Assignment:
Can you quote, word for word, every line from the first line of the records below through the line containing "2 >= npanel;", and nothing else?

--- START ---

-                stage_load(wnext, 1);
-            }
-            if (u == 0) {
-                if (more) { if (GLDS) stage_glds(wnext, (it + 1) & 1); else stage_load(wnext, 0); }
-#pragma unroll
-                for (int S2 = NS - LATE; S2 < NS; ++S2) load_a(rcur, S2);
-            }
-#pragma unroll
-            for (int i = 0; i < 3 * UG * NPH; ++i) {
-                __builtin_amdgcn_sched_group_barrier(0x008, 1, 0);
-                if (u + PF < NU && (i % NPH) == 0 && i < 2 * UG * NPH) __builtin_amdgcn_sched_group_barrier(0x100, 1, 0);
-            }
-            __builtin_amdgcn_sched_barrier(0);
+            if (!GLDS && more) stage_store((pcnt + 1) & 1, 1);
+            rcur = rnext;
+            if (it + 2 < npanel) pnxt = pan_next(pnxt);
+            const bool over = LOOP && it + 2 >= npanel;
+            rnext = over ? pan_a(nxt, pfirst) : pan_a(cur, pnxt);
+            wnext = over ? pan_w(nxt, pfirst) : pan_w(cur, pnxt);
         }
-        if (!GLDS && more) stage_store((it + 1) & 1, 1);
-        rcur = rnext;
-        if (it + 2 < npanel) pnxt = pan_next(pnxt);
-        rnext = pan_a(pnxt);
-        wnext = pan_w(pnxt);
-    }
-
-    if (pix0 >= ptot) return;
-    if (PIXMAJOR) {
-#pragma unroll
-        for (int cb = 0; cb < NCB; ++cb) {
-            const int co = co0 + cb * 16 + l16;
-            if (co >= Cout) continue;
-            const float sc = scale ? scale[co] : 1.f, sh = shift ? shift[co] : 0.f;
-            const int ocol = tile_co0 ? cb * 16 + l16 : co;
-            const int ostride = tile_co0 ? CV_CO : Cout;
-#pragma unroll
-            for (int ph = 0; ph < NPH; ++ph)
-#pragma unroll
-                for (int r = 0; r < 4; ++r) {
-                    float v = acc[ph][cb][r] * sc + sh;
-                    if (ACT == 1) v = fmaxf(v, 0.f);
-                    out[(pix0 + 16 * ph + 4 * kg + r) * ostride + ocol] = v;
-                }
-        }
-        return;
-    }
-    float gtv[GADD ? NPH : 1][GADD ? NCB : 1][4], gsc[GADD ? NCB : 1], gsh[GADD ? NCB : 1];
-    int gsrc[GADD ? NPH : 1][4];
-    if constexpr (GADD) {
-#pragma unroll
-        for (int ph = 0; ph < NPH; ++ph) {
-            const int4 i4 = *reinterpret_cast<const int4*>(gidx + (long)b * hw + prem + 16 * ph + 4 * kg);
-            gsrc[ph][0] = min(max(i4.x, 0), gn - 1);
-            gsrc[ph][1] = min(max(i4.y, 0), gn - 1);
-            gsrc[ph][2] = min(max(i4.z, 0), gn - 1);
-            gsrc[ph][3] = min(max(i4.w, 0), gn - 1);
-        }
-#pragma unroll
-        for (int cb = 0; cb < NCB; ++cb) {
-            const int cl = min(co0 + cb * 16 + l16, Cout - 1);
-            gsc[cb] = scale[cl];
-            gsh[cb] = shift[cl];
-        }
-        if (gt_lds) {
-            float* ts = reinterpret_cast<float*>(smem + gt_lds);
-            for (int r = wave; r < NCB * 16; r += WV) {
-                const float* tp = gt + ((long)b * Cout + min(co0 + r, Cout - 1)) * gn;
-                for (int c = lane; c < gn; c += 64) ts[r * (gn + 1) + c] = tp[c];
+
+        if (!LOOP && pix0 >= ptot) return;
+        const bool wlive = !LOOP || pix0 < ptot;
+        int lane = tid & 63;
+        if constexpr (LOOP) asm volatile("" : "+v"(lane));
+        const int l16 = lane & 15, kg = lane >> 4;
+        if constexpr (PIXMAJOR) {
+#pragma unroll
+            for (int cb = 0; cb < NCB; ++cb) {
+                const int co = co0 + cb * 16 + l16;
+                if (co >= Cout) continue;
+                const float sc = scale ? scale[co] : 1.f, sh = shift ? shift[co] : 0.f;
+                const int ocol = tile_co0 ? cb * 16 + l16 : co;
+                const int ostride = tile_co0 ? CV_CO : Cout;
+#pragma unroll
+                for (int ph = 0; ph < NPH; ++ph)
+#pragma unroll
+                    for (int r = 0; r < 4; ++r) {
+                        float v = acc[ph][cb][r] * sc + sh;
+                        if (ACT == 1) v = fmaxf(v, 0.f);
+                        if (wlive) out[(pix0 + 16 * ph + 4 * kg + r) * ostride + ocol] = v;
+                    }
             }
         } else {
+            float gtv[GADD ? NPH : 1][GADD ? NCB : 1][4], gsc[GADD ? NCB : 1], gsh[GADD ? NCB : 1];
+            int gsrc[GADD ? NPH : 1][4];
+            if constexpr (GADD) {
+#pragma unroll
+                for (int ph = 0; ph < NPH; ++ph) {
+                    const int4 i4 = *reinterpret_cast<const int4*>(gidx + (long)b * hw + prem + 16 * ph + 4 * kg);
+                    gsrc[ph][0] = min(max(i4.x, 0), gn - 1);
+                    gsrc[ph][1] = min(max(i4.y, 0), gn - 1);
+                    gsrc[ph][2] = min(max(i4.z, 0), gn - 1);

--- END ---

Written solution:
-                stage_load(wnext, 1);
-            }
-            if (u == 0) {
-                if (more) { if (GLDS) stage_glds(wnext, (it + 1) & 1); else stage_load(wnext, 0); }
-#pragma unroll
-                for (int S2 = NS - LATE; S2 < NS; ++S2) load_a(rcur, S2);
-            }
-#pragma unroll
-            for (int i = 0; i < 3 * UG * NPH; ++i) {
-                __builtin_amdgcn_sched_group_barrier(0x008, 1, 0);
-                if (u + PF < NU && (i % NPH) == 0 && i < 2 * UG * NPH) __builtin_amdgcn_sched_group_barrier(0x100, 1, 0);
-            }
-            __builtin_amdgcn_sched_barrier(0);
+            if (!GLDS && more) stage_store((pcnt + 1) & 1, 1);
+            rcur = rnext;
+            if (it + 2 < npanel) pnxt = pan_next(pnxt);
+            const bool over = LOOP && it + 2 >= npanel;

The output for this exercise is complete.